Of the lines below, report only those that contain "struct".
----- DATASET
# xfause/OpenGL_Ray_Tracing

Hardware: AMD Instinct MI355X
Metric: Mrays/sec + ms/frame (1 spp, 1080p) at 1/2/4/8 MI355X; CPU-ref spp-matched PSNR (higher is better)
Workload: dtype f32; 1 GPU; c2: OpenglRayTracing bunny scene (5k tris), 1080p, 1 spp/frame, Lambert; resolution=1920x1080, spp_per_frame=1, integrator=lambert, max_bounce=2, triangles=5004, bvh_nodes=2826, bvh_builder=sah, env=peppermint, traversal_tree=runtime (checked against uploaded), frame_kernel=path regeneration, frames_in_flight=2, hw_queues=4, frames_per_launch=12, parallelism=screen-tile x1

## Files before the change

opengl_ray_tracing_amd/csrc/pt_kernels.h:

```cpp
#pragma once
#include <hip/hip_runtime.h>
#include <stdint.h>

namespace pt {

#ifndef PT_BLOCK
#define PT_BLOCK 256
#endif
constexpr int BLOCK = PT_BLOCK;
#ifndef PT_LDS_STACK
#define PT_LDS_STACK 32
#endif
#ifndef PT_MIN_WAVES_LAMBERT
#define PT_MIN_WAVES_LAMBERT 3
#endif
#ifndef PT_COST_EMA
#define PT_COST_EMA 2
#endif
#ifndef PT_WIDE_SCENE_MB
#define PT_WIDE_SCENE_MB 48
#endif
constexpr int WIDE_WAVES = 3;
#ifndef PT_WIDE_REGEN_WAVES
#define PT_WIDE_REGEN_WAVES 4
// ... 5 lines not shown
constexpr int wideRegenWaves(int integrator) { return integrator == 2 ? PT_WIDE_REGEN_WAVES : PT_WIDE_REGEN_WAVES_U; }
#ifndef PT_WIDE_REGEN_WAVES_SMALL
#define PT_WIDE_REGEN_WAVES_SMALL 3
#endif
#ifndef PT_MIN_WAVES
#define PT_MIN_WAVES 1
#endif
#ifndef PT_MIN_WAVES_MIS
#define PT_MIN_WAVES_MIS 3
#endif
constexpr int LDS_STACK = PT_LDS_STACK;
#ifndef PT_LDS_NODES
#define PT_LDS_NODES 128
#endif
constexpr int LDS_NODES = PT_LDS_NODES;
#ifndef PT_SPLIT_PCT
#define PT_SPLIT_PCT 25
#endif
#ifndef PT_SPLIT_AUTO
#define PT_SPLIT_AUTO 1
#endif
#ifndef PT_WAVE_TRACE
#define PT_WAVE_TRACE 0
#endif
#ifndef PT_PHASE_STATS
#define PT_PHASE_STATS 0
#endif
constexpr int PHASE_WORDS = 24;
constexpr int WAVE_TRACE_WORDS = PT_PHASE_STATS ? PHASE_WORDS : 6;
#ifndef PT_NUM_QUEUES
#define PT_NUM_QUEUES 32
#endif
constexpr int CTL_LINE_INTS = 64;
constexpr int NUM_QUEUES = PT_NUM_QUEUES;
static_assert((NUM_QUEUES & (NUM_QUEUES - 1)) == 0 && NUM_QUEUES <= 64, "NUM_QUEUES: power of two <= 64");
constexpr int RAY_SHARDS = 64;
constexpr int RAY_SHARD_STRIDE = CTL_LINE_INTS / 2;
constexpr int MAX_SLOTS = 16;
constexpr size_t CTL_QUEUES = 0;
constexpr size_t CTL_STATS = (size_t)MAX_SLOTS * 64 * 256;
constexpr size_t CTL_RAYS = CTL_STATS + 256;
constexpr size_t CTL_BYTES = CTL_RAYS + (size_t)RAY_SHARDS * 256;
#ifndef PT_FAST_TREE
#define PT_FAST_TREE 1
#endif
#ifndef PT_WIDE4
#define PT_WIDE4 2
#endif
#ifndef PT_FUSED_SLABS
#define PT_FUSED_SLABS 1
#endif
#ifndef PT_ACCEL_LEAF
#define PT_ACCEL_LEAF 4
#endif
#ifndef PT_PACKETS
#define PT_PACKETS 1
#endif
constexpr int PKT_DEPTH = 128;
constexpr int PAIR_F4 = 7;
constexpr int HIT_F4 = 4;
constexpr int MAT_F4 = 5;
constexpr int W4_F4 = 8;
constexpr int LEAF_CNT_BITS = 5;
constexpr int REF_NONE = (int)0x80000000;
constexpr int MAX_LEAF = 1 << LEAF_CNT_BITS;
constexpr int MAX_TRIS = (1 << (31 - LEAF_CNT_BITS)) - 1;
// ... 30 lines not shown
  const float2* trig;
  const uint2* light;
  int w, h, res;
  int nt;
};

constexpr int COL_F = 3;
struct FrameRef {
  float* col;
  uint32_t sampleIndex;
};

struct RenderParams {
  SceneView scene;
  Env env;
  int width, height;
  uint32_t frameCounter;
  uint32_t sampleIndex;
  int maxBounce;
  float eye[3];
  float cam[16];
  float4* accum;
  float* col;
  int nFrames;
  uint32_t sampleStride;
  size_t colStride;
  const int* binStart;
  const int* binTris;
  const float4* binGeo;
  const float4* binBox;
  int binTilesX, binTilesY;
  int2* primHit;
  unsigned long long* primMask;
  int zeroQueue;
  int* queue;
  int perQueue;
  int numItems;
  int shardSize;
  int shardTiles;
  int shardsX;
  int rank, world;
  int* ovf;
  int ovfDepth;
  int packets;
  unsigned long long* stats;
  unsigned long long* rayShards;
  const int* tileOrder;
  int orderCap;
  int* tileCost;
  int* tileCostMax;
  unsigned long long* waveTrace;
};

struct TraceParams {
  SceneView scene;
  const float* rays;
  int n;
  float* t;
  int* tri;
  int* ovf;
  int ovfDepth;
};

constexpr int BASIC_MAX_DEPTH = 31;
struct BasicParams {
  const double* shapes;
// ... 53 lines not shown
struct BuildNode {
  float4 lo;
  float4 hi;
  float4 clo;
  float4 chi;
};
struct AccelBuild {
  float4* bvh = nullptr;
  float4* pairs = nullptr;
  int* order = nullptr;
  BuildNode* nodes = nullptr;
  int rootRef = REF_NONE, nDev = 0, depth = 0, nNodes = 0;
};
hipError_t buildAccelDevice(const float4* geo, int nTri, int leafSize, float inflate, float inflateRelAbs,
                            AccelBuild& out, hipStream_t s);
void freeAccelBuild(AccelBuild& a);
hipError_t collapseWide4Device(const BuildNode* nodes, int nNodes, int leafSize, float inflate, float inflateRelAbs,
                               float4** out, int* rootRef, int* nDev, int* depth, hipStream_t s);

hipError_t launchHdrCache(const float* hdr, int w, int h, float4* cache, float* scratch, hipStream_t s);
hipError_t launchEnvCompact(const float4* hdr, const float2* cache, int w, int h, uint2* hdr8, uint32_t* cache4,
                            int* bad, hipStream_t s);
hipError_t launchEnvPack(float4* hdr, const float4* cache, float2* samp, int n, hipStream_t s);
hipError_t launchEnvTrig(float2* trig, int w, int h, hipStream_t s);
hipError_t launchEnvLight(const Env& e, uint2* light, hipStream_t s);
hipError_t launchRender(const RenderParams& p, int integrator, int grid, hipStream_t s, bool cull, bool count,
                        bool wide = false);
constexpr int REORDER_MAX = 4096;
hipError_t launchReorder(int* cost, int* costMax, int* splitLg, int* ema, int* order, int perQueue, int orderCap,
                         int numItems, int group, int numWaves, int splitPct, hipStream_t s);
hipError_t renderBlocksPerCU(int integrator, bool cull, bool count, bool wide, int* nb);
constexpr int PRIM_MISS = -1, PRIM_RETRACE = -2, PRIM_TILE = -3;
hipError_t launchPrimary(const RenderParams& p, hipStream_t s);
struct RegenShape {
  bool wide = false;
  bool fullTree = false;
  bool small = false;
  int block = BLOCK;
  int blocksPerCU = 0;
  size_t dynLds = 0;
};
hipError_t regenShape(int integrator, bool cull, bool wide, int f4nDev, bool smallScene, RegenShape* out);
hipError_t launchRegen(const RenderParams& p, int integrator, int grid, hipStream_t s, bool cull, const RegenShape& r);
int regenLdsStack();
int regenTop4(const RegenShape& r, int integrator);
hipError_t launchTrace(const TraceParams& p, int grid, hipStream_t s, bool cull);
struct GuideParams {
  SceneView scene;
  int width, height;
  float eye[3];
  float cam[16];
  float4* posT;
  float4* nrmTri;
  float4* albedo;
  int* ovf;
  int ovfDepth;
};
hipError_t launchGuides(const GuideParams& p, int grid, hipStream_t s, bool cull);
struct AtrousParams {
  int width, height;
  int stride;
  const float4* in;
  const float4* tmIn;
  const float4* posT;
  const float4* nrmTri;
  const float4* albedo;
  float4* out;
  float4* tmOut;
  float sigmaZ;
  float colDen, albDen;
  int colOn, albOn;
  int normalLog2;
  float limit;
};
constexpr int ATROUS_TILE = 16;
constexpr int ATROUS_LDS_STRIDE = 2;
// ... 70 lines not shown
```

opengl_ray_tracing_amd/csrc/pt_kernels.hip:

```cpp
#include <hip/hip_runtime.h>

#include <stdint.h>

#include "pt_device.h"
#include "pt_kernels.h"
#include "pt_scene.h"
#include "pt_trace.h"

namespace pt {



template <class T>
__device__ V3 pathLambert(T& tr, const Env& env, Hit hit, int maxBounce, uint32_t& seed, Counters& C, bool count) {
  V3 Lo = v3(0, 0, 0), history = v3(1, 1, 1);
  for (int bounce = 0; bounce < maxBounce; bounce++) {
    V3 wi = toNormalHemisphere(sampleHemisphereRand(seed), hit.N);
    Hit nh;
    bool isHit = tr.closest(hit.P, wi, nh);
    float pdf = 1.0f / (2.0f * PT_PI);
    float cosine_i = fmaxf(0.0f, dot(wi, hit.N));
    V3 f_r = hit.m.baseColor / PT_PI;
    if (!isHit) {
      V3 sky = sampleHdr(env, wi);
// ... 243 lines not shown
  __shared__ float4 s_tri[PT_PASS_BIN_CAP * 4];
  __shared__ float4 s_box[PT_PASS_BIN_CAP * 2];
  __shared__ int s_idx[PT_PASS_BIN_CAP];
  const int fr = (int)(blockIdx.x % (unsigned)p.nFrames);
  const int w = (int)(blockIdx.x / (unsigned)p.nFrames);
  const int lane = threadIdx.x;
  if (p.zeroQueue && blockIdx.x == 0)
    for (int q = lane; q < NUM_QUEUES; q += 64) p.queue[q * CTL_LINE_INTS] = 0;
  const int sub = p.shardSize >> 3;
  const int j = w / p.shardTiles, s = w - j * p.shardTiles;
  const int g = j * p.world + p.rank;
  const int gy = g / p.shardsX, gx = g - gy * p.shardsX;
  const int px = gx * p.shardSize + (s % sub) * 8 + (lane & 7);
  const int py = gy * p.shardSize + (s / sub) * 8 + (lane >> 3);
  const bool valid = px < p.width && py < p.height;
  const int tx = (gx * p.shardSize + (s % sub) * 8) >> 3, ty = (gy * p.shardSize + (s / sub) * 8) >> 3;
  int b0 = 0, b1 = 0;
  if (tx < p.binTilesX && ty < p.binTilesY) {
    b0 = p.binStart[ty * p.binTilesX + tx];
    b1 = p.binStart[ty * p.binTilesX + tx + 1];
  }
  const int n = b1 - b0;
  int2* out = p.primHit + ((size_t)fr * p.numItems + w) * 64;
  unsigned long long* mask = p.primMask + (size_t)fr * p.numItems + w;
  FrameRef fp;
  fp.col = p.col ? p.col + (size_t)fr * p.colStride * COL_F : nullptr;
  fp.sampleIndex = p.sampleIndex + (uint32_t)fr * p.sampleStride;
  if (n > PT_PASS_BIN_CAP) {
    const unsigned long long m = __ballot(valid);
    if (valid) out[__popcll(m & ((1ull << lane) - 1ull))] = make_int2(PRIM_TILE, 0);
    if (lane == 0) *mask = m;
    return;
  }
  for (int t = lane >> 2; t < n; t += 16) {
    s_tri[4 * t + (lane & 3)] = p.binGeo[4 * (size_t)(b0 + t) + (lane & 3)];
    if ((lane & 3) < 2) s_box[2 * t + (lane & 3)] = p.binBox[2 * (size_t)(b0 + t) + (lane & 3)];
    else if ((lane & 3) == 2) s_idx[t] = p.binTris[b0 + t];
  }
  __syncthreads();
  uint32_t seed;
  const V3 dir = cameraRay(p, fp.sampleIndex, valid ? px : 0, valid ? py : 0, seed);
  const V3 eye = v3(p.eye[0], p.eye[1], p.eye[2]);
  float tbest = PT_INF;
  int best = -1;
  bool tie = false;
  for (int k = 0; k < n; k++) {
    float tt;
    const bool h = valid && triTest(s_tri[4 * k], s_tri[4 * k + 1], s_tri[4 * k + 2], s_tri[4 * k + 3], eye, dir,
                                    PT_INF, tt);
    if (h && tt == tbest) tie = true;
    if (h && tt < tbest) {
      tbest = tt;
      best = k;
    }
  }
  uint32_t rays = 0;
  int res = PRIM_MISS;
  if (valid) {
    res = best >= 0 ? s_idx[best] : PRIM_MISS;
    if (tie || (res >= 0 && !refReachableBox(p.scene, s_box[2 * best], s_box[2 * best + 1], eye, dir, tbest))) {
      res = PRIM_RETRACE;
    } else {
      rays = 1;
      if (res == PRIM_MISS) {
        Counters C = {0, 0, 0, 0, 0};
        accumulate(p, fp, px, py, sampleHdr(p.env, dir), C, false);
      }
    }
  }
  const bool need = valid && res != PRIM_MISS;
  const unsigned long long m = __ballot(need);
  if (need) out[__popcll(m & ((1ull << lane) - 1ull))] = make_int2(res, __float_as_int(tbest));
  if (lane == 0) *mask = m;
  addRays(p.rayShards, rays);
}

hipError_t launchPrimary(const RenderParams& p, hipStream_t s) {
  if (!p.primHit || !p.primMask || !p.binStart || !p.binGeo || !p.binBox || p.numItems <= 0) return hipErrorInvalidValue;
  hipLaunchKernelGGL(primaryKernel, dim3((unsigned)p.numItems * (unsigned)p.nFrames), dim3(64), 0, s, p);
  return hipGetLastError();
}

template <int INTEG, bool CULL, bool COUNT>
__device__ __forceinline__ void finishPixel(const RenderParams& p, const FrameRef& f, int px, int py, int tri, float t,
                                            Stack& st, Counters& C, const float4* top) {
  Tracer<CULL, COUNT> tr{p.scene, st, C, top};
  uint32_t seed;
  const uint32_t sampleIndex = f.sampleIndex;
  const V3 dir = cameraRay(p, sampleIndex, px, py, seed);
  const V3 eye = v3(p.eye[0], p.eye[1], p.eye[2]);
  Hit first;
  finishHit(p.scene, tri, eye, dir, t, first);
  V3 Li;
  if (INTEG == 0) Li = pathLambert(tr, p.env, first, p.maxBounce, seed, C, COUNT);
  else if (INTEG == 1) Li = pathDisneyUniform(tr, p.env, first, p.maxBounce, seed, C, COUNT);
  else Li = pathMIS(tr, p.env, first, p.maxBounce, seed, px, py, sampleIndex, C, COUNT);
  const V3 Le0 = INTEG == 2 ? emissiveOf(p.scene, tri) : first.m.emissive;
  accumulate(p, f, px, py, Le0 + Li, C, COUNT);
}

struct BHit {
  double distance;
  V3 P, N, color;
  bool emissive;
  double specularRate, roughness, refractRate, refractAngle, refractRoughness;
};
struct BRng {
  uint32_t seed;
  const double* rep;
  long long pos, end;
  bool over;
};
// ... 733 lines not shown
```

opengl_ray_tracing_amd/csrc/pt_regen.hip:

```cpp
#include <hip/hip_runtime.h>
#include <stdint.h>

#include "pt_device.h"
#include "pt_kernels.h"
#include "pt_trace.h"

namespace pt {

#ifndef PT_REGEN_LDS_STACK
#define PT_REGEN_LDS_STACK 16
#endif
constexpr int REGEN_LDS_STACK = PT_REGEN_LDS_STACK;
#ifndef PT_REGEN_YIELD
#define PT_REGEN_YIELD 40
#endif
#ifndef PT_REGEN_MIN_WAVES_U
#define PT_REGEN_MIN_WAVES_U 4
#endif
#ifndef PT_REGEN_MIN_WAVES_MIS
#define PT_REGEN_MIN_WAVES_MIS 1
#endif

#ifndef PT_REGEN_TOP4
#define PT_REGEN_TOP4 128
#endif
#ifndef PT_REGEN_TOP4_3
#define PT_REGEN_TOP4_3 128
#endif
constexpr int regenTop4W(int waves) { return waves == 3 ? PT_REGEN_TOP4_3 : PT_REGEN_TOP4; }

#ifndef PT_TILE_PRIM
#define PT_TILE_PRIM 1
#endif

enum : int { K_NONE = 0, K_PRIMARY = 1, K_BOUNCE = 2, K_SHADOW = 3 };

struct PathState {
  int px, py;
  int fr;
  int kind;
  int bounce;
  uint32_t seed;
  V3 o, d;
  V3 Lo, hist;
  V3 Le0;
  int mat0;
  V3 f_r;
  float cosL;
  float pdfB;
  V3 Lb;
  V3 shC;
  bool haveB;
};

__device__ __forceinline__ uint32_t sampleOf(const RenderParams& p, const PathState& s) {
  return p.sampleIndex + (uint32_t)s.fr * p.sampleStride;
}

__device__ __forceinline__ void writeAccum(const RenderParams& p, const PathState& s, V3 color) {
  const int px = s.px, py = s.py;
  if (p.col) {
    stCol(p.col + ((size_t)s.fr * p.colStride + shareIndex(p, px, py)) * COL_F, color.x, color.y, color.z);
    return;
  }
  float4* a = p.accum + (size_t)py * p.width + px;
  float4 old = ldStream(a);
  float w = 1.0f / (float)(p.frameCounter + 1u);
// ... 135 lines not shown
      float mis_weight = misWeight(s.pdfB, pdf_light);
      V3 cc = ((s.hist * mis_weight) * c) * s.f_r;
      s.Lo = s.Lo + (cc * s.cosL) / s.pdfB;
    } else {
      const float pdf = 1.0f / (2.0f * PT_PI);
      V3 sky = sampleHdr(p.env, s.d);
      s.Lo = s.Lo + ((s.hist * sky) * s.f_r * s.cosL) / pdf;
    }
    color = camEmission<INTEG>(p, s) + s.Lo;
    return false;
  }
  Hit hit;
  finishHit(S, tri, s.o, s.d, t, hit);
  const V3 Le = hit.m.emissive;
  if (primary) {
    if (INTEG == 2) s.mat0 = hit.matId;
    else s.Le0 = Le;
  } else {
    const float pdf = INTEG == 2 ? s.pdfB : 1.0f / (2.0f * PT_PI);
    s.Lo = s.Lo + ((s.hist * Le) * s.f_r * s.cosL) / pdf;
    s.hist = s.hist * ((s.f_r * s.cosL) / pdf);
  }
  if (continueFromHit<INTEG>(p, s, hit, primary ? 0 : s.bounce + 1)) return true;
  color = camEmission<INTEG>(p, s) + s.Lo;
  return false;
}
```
----------
• _ANSWER FOR THE TASK_
struct FrameRef {
struct RenderParams {
struct TraceParams {
struct BasicParams {
struct BuildNode {
struct AccelBuild {
struct RegenShape {
struct GuideParams {
struct AtrousParams {
struct BHit {
struct BRng {
struct PathState {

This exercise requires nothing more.